For Performa 11, Berlin-based artist Jonathan Meese held his own one-man protest in his own solo show in Chelsea. Meese’s timely “occupation” of the Bortolami gallery was a mad, sake-fuelled rant whose purpose was to shock his bourgeois art-world audience.
Meese’s work often draws on history, particularly that of his own country, and his performances cathartically “act out” Germany’s dark past. He can often appear as a messianic prophet. Pacing back and forth on a makeshift stage before a packed crowd, Meese spoke of government at odds with the individual. “Democracy wants you to be afraid of everything,” he said. “It wants to make you un-precise. . . Democracy wants you to feel free but you are not free. You think you are so free because the jail is so big. The jail is so big you don’t even see the guards . . . you yourself is [sic] the guard and the victim at the same time.”
JAN BAUER.NET / COURTESY JONATHAN MEESE.COM. COURTESY OF BORTOLAMI.
The artist’s speech, titled “War ‘Saint Just (First Flash),'” vacillated between reason and unreason. For more than an hour (I left after an hour and a half, at around 7:30 p.m.; the gallery says it lasted for another hour), the long-haired Meese screamed, full-throttle, a combination of profanities and wisdoms into the microphone that he had taped to his neck. He wore dark sunglasses, bell-bottomed black cords, and a zipped-up leather jacket over which he had strapped two belts-a black studded one and a red one with an Iron-Cross buckle, which gave him a bit of a deranged air, and veered between English and German.
To emphasize certain points, Meese would say them again and again, in the same breath. “We must obey art. We must obey art. Obey. Obey. Obey,” he intoned as he mimicked the Hail Hitler arm gesture. (Meese often uses the offensive and grotesque to parody dogmas, cultish historical figures and even his own shamanistic status, and it was hard not to cringe at these salutes.) He would stop only briefly to take swigs of sake, which he then would spit either on the floor or on his sculptures. After about an hour of screaming, Meese worked himself into such a frenzy that he actually foamed at the corner of his mouth. At that point, I began to worry about his mental and physical wellbeing.
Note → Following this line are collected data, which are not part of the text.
struct alignas(16) Sm {
    Fast fa;
    struct alignas(16) {
        int pr, pc, exit_code, head_exit;
    };
    struct alignas(16) {
        int nzc, nzr, pcb, prb;
    };
#ifdef BLU_PROFILE
    long long prof[48];
    long long prof2[8];
#else
    long long prof[1];
#endif
#if !BLU_CFG_WAVE
    Fast fb;
    struct alignas(16) {
        int nx_pr, nx_pc, nx_nzr, nx_where;
    };
    int nx_prb, nx_pcb, nx_nsr;
    int mg;
    long long nrun[2];
#endif
    int rank, rankdef, min_colnz, min_rownz;
    int cused, rused, lused, uused;
    int need;
    int flag_small;
    int other_row, where, ncancel, nfill;
    int stop_at, need_search;
    double pivot, other_value;
    long long nsearch, flops, nexpand, d3;
    long long kinds[6];
    long long nfast[4];
    int sh[40];
    long long shl[20];
#if BLU_CFG_WAVE
    unsigned long long wmax[BLU_CFG_WAVE];
// ... 1057 lines not shown
        sm->uused = S->uused;
        sm->pr = S->pivot_row;
        sm->pc = S->pivot_col;
        sm->exit_code = 0;
        sm->need = 0;
        sm->nsearch = 0;
        sm->flops = 0;
        sm->nexpand = 0;
        sm->d3 = 0;
        sm->stop_at = stop_at;
        sm->fa.kind = 0;
        sm->fa.ewValid = 0;
        sm->fa.spOk = 0;
        for (int k = 0; k < 6; k++) sm->kinds[k] = 0;
        sm->mg = 0;
        sm->nrun[0] = sm->nrun[1] = 0;
#ifdef BLU_PROFILE
        for (int k = 0; k < 48; k++) sm->prof[k] = 0;
        for (int k = 0; k < 8; k++) sm->prof2[k] = 0;
        for (int k = 0; k < 56; k++) g_pstamp[k] = 0;
#endif
    }
    for (int k = tid; k < (int)blockDim.x; k += blockDim.x) sm->swork[k] = 0.0;
    if (tid < 16) sm->wmax[tid] = 0ull;
    for (int k = tid; k < 2 * KGMAX; k += blockDim.x) sm->fa.kg[0][k] = 0ull;
    if (tid == 0) {
        g_pivot_err = 0;
        g_pivot_err_line = 0;
    }
    mc_reset(D, mc, tid, (int)blockDim.x);
    __syncthreads();

#ifdef BLU_PROFILE
#define PROF_ADD(k, a, b)                                                                                           \
    do {                                                                                                            \
        const long long d_ = g_pstamp[a] - g_pstamp[b];                                                             \
        if (g_pstamp[b] >= g_pstamp[0] && d_ >= 0 && d_ < (1LL << 28)) sm->prof[k] += d_;                            \
    } while (0)
#define PROF_ADD2(k, a, b)                                                                                          \
    do {                                                                                                            \
        const long long d_ = g_pstamp[a] - g_pstamp[b];                                                             \
        if (g_pstamp[b] >= g_pstamp[0] && d_ >= 0 && d_ < (1LL << 28)) sm->prof2[k] += d_;                           \
    } while (0)
    auto prof_account = [&](int kind_done) {
        {
            const int kk = kind_done == 1 ? 1 : (kind_done == 2 ? 2 : 3);
            PROF_ADD(0, 1, 0);
            PROF_ADD(kk, 2, 1);
            sm->prof[3 + kk] += 1;
            if (kk == 1) {
                PROF_ADD(7, 3, 1);
                PROF_ADD(22, 6, 3);
                PROF_ADD(23, 24, 3);
                PROF_ADD(24, 25, 3);
                PROF_ADD(25, 26, 25);
                PROF_ADD(26, 27, 26);
                PROF_ADD(27, 28, 27);
                PROF_ADD(30, 30, 27);
                PROF_ADD(31, 31, 30);
                PROF_ADD(28, 29, 28);
                PROF_ADD(29, 2, 29);
                sm->prof[32] += sm->nzr - 1;
                sm->prof[33] += sm->nzc - 1;
                PROF_ADD(34, 33, 1);
                PROF_ADD(35, 34, 33);
                PROF_ADD(36, 35, 34);
                PROF_ADD(37, 36, 35);
                PROF_ADD(38, 37, 36);
                PROF_ADD(39, 38, 37);
                PROF_ADD(40, 3, 38);
                if (g_pstamp[44] > g_pstamp[1]) {
                    PROF_ADD(41, 41, 1);
                    PROF_ADD(42, 42, 41);
                    PROF_ADD(43, 43, 42);
                    PROF_ADD(44, 44, 43);
                    sm->prof[45] += 1;
                }
            }
            if (kk == 2) {
                PROF_ADD2(0, 1, 0);
                PROF_ADD2(1, 49, 48);
                PROF_ADD2(2, 50, 48);
                PROF_ADD2(3, 51, 48);
                PROF_ADD2(4, 2, 48);
                PROF_ADD2(5, 48, 1);
            }
            if (kk != 3) {
                PROF_ADD(8, 8, 0);
                PROF_ADD(9, 9, 8);
                PROF_ADD(10, 10, 9);
                PROF_ADD(11, 11, 10);
// ... 62 lines not shown
        if (pr < 0) {
            __syncthreads();
            if (tid == 0) {
                list_remove1(D.cflink, D.cblink, pc);
                mc->dirty = 1;
                sm->pc = -1;
                sm->rankdef++;
                sm->kinds[5]++;
            }
            __syncthreads();
            continue;
        }

        if (dA.z) break;
        PROF_STAMP(1);
        const int nz_col = dB.x;
        int nz_row = dB.y;
        const int kind = dC.x;
        bool ok = true;
        if (kind == 1) fast_small(D, sm, mc, pr, pc, nz_col, nz_row, ew_mcb, ew_fb);
        else if (kind == 2) {
            Fast *cs = &sm->fa;
            int wq = dC.y;
            for (;;) {
                fast_scol(D, sm, mc, cs, pr, pc, nz_row, wq, ew_mcb, ew_fb);
                if (!sm->mg) break;
#ifdef BLU_PROFILE
                PROF_STAMP(2);
                if (tid == 0) {
                    prof_account(2);
                    sm->prof2[6] += 1;
                    g_pstamp[0] = g_pstamp[1] = g_pstamp[2];
                }
#endif
                const int4 nx = *reinterpret_cast<const int4 *>(&sm->nx_pr);
                if (tid == (int)blockDim.x - 128) {
                    const int rank = sm->rank;
                    D.pinv[pr] = rank;
                    D.qinv[pc] = rank;
                    D.prow[rank] = pr;
                    D.pcol[rank] = pc;
                    sm->rank = rank + 1;
                    sm->nsearch += sm->nx_nsr;
                    sm->min_colnz = 1;
                    sm->nrun[0]++;
                    sm->nrun[1]++;
                }
                pr = nx.x;
                pc = nx.y;
                nz_row = nx.z;
                wq = nx.w;
                cs = cs == &sm->fa ? &sm->fb : &sm->fa;
#ifdef BLU_EWCHECK
                __syncthreads();
                if (w == 0) scol_setup_check(D, sm, mc, cs);
                __syncthreads();
#endif
            }
        } else {
            if (tid == 0) mc->dirty = 1;
            if (nz_row == 1) ok = pivot_singleton_row(D, sm);
            else if (nz_col == 1) ok = pivot_singleton_col(D, sm);
            else if (nz_col == 2) ok = pivot_doubleton_col(D, sm);
            else ok = pivot_general(D, sm, nz_col - 1 <= 64);
        }
        if (!ok) break;
        PROF_STAMP(2);
#ifdef BLU_PROFILE
        if (tid == 0) prof_account(kind);
#endif

        if (tid == 0) {
            const int rank = sm->rank;
            if (sm->flag_small && nz_row > 1) {
                for (int pos = D.ubeg[rank]; pos < D.ubeg[rank + 1]; pos++) {
                    const int j = D.uidx[pos];
                    if (D.colmax[j] == 0.0 || D.colmax[j] < D.abstol) {
                        remove_col_serial(D, sm, j);
                        mc->dirty = 1;
                    }
                }
            }
            sm->flops += (long long)(nz_col - 1) * (long long)(nz_row - 1);
            D.pinv[pr] = rank;
// ... 11 lines not shown
        S->rankdef = sm->rankdef;
        S->min_colnz = sm->min_colnz;
        S->min_rownz = sm->min_rownz;
        S->cused = sm->cused;
        S->rused = sm->rused;
        S->lused = sm->lused;
        S->uused = sm->uused;
        S->pivot_row = sm->pr;
        S->pivot_col = sm->pc;
        S->need = sm->need;
        S->nsearch_pivot += sm->nsearch;
        S->factor_flops += sm->flops;
        S->nexpand += sm->nexpand;
        S->d3_hits += sm->d3;
        for (int k = 0; k < 6; k++) S->npivot_kind[k] += sm->kinds[k];
        for (int k = 0; k < 2; k++) S->nrun[k] += sm->nrun[k];
#ifdef BLU_PROFILE
        for (int k = 0; k < 48; k++) S->prof[k] += sm->prof[k];
        for (int k = 0; k < 8; k++) S->prof2[k] += sm->prof2[k];
#endif
        if (sm->exit_code == ST_ERROR && g_pivot_err_line) set_error(S, ST_ERROR, g_pivot_err_line);
        if (S->status == ST_RUNNING) S->status = sm->exit_code;
    }
}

The evening took an even stranger turn when two bare-chested young men entered the gallery yelling. Though it wasn’t clear what they wanted, they weren’t part of the show. At first Meese acknowledged their presence vaguely (“yah, you are screaming that’s good,” he told them) and then returned to his performance. The interjection of the two men, who were escorted out by gallery staff, emphasized the anarchic aspect of Meese’s diatribe. It also placed his protest within the broader atmosphere of our time. His calls to “objectify the leadership,” and his insistence that “no single human should be in charge of the world,” would have resonated at any of the many recent demonstrations taking place across the globe.